On Friday, 22 May 2020 at 13:46:21 UTC, bachmeier wrote:
> On Friday, 22 May 2020 at 01:58:07 UTC, data pulverizer wrote:
>> https://github.com/dataPulverizer/KernelMatrixBenchmark
>
> Nice post. You said "adding SIMD support could easily put D 
> ahead or on par with Julia at the larger data size". It's not 
> clear precisely what you mean. Does this package help?
>
> https://code.dlang.org/packages/intel-intrinsics

Sorry it wasn't clear, I have amended the statement.

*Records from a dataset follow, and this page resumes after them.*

__global__ void __launch_bounds__(kBlock) rmsnorm_kernel(float* __restrict__ dst, const float* __restrict__ src,
                                                         uint32_t cols, float eps) {
    __shared__ float red[8];
    const float* s = src + (uint64_t)blockIdx.x * cols;
    float* d = dst + (uint64_t)blockIdx.x * cols;
    float ss = 0;
    for (uint32_t j = threadIdx.x; j < cols; j += kBlock) ss += s[j] * s[j];
    ss = block_sum(ss, red);
    float inv = 1.0f / sqrtf(ss / (float)cols + eps);
    for (uint32_t j = threadIdx.x; j < cols; j += kBlock) d[j] = s[j] * inv;
}

template <int NPT>
__global__ void __launch_bounds__(kBlock) row_chain_kernel(RowChainParams p) {
    __shared__ float red[8];
    const uint64_t base = (uint64_t)blockIdx.x * p.cols;
    const float* s = p.src + base;
    float* nd = p.norm_dst + base;
    float ss = 0;
    if (NPT > 0) {
        constexpr int N = NPT > 0 ? NPT : 1;
        __shared__ __attribute__((aligned(16))) uint16_t pl[kAPieces * N * kBlock];
        float v[N], mo[N];
        const uint32_t last = p.cols - 1;
        const uint32_t chunks = (p.cols + kBlock - 1) / kBlock;
        const uint32_t k_lo = blockIdx.y * chunks / gridDim.y, k_hi = (blockIdx.y + 1) * chunks / gridDim.y;
        if (p.add_dst) {
            const float *a0 = p.a0 + base, *a1 = p.a1 + base;
            float w[N];
#pragma unroll
            for (int k = 0; k < N; k++) v[k] = a0[min(threadIdx.x + k * kBlock, last)];
#pragma unroll
            for (int k = 0; k < N; k++) w[k] = a1[min(threadIdx.x + k * kBlock, last)];
#pragma unroll
            for (int k = 0; k < N; k++) v[k] = v[k] + w[k];
        } else {
#pragma unroll
            for (int k = 0; k < N; k++) v[k] = s[min(threadIdx.x + k * kBlock, last)];
        }
        if (p.mul_dst) {
#pragma unroll
            for (int k = 0; k < N; k++) mo[k] = p.mul_other[base + min(threadIdx.x + k * kBlock, last)];
        }
#pragma unroll
        for (int k = 0; k < N; k++) {
            const uint32_t j = threadIdx.x + k * kBlock;
            if (j < p.cols) {
                if (p.add_dst && (uint32_t)k >= k_lo && (uint32_t)k < k_hi) p.add_dst[base + j] = v[k];
                ss += v[k] * v[k];
            }
        }
        ss = block_sum(ss, red);
        const float inv = 1.0f / sqrtf(ss / (float)p.cols + p.eps);
#pragma unroll
        for (int k = 0; k < N; k++) {
            const uint32_t j = threadIdx.x + k * kBlock;
            if (j < p.cols && (uint32_t)k >= k_lo && (uint32_t)k < k_hi) {
                const float nv = v[k] * inv;
                nd[j] = nv;
                const float xv = p.mul_dst ? nv * mo[k] : nv;
                if (p.mul_dst) p.mul_dst[base + j] = xv;
                if (p.ap && (p.ap_S & kApF16)) {
                    pl[j] = __half_as_ushort(__float2half_rn(xv));
                } else if (p.ap) {
                    uint32_t hp[kAPieces];
                    split_a_pieces(xv, hp);
#pragma unroll
                    for (int pc = 0; pc < kAPieces; pc++) pl[pc * N * kBlock + j] = (uint16_t)(hp[pc] >> 16);
                }
            }
        }
        if (p.ap) {
            __syncthreads();
            const uint32_t c_lo = min(k_lo * kBlock, p.cols), c_hi = min(k_hi * kBlock, p.cols), groups = (c_hi - c_lo) / 8;
            const bool f16 = (p.ap_S & kApF16) != 0;
            for (uint32_t u = threadIdx.x; u < (f16 ? 1u : (uint32_t)kAPieces) * groups; u += kBlock) {
                const uint32_t piece = u / groups, j0 = c_lo + (u - piece * groups) * 8;
                const uint4 val = *(const uint4*)(pl + piece * (N * kBlock) + j0);
                uint16_t* const d = f16 ? p.ap + a_f16_index(p.ap_S & ~kApF16, blockIdx.x, j0) : p.ap + a_piece_index(p.ap_S, blockIdx.x, j0) + piece * 512;
                *(uint4*)d = val;
            }
        }
        return;
    }
    if (p.add_dst) {
        const float *a0 = p.a0 + base, *a1 = p.a1 + base;
        float* ad = p.add_dst + base;
        for (uint32_t j = threadIdx.x; j < p.cols; j += kBlock) {
            const float v = a0[j] + a1[j];
            ad[j] = v;
            ss += v * v;
        }
    } else {
        for (uint32_t j = threadIdx.x; j < p.cols; j += kBlock) ss += s[j] * s[j];
    }
    ss = block_sum(ss, red);
    const float inv = 1.0f / sqrtf(ss / (float)p.cols + p.eps);
    if (p.mul_dst) {
        const float* mo = p.mul_other + base;
        float* md = p.mul_dst + base;
        for (uint32_t j = threadIdx.x; j < p.cols; j += kBlock) {
            const float nv = s[j] * inv;
            nd[j] = nv;
            md[j] = nv * mo[j];
            if (p.ap) store_a_pieces(p.ap, p.ap_S, blockIdx.x, j, nv * mo[j]);
        }
// ... 598 lines not shown
    if (lane < LPK) {
        const float inv_l = r.l > 0.f ? 1.0f / r.l : 0.0f;
        *(float4*)(p.dst + (uint64_t)qi * p.dst_cs + 4 * lane) = make_float4(r.acc.x * inv_l, r.acc.y * inv_l, r.acc.z * inv_l, r.acc.w * inv_l);
    }
}


template <typename BT>
__global__ void __launch_bounds__(kBlock) dense_ncontig_kernel(DenseMatmulParams p) {
    uint32_t n = blockIdx.x * kBlock + threadIdx.x, m = blockIdx.y;
    if (n >= p.N) return;
    const float* a = p.a + (uint64_t)m * p.a_rs;
    const BT* b = (const BT*)p.b + n;
    float acc = 0.f;
    for (uint32_t k = 0; k < p.K; k++) acc = fmaf(a[(uint64_t)k * p.a_cs], (float)b[(uint64_t)k * p.b_rs], acc);
    p.dst[(uint64_t)m * p.dst_rs + n] = acc;
}

template <typename BT, int VEC>
__global__ void __launch_bounds__(kBlock) dense_kcontig_kernel(DenseMatmulParams p) {
    uint32_t n = blockIdx.x * (kBlock / 64) + (threadIdx.x >> 6), m = blockIdx.y;
    if (n >= p.N) return;
    uint32_t lane = threadIdx.x & 63;
    const float* a = p.a + (uint64_t)m * p.a_rs;
    const BT* b = (const BT*)p.b + (uint64_t)n * p.b_cs;
    float acc = 0.f;
    if (VEC == 4) {
        for (uint32_t k = lane * 4; k < p.K; k += 256) {
            float4 av = *(const float4*)(a + k);
            float b0, b1, b2, b3;
            if (sizeof(BT) == 4) {
                float4 bv = *(const float4*)((const float*)b + k);
                b0 = bv.x, b1 = bv.y, b2 = bv.z, b3 = bv.w;
            } else {
                const __half2* hp = (const __half2*)((const __half*)b + k);
                float2 lo = __half22float2(hp[0]), hi = __half22float2(hp[1]);
                b0 = lo.x, b1 = lo.y, b2 = hi.x, b3 = hi.y;
            }
            acc = fmaf(av.x, b0, acc);
            acc = fmaf(av.y, b1, acc);
            acc = fmaf(av.z, b2, acc);
            acc = fmaf(av.w, b3, acc);
        }
    } else {
        for (uint32_t k = lane; k < p.K; k += 64) acc = fmaf(a[(uint64_t)k * p.a_cs], (float)b[k], acc);
    }
    acc = wave_sum(acc);
    if (lane == 0) p.dst[(uint64_t)m * p.dst_rs + n] = acc;
}

constexpr uint32_t kStreamRows = 2, kStreamWgRows = kStreamRows * (kBlock / 64), kStreamMaxK = 1024, kStreamMaxWgs = 1024;
static_assert(kStreamMaxWgs <= kArgPairs, "one pair per workgroup of the streaming head must fit the argmax scratch");

template <int R, int KI>
__global__ void __launch_bounds__(kBlock) dense_kcontig_stream_kernel(DenseMatmulParams p, uint32_t head_wgs, float* pair_val, int64_t* pair_idx, ResidentAhead ahead) {
    if (blockIdx.x >= head_wgs) {
        resident_prep_ahead(ahead, (blockIdx.x - head_wgs) * kBlock + threadIdx.x);
        return;
    }
    const uint32_t lane = threadIdx.x & 63, wave = threadIdx.x >> 6;
    const float* const b = (const float*)p.b;
    uint32_t kc[KI];
    bool live[KI];
    float4 xv[KI];
#pragma unroll
    for (int it = 0; it < KI; it++) {
        const uint32_t k = lane * 4 + 256 * it;
        live[it] = k < p.K;
        kc[it] = live[it] ? k : 0;
        xv[it] = *(const float4*)(p.a + kc[it]);
    }
    float bv = -INFINITY;
    int64_t bi = INT64_MAX;
    for (uint64_t row0 = (uint64_t)blockIdx.x * (R * (kBlock / 64)) + wave * R; row0 < p.N; row0 += (uint64_t)head_wgs * (R * (kBlock / 64))) {
        float4 w[R][KI];
#pragma unroll
        for (int r = 0; r < R; r++) {
            const uint64_t n = row0 + r < p.N ? row0 + r : p.N - 1;
#pragma unroll
            for (int it = 0; it < KI; it++) w[r][it] = *(const float4*)(b + (uint64_t)n * p.b_cs + kc[it]);
        }
#pragma unroll
        for (int r = 0; r < R; r++) {
            float acc = 0.f;
#pragma unroll
            for (int it = 0; it < KI; it++) {
                float t = fmaf(xv[it].x, w[r][it].x, acc);
                t = fmaf(xv[it].y, w[r][it].y, t);
                t = fmaf(xv[it].z, w[r][it].z, t);
                t = fmaf(xv[it].w, w[r][it].w, t);
                acc = live[it] ? t : acc;
            }
            acc = wave_sum(acc);
            if (row0 + r < p.N) {
                if (lane == 0) p.dst[row0 + r] = acc;
                arg_fold(bv, bi, acc, (int64_t)(row0 + r));
            }
        }
    }
    if (!pair_val) return;
    __shared__ float sv[kBlock / 64];
    __shared__ int64_t si[kBlock / 64];
    if (lane == 0) sv[wave] = bv, si[wave] = bi;
    __syncthreads();
    if (threadIdx.x == 0) {
#pragma unroll
        for (int w2 = 1; w2 < kBlock / 64; w2++) arg_fold(bv, bi, sv[w2], si[w2]);
        pair_val[blockIdx.x] = bv, pair_idx[blockIdx.x] = bi;
    }
}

I meant 
adding SIMD support to my matrix object could put D's performance 
at the largest data set on par or ahead of Julia since Julia 
edges D out on that data set and has SIMD support whereas my 
matrix does not, so I'm betting that that is the "x-factor" in 
Julia's performance at that scale. I've removed "easily" because 
it's too strong a word - more of an "educated" speculation. 
Probably something to look at next. I need to do some reading on 
SIMD. Thanks for the link, it's code that will get me started.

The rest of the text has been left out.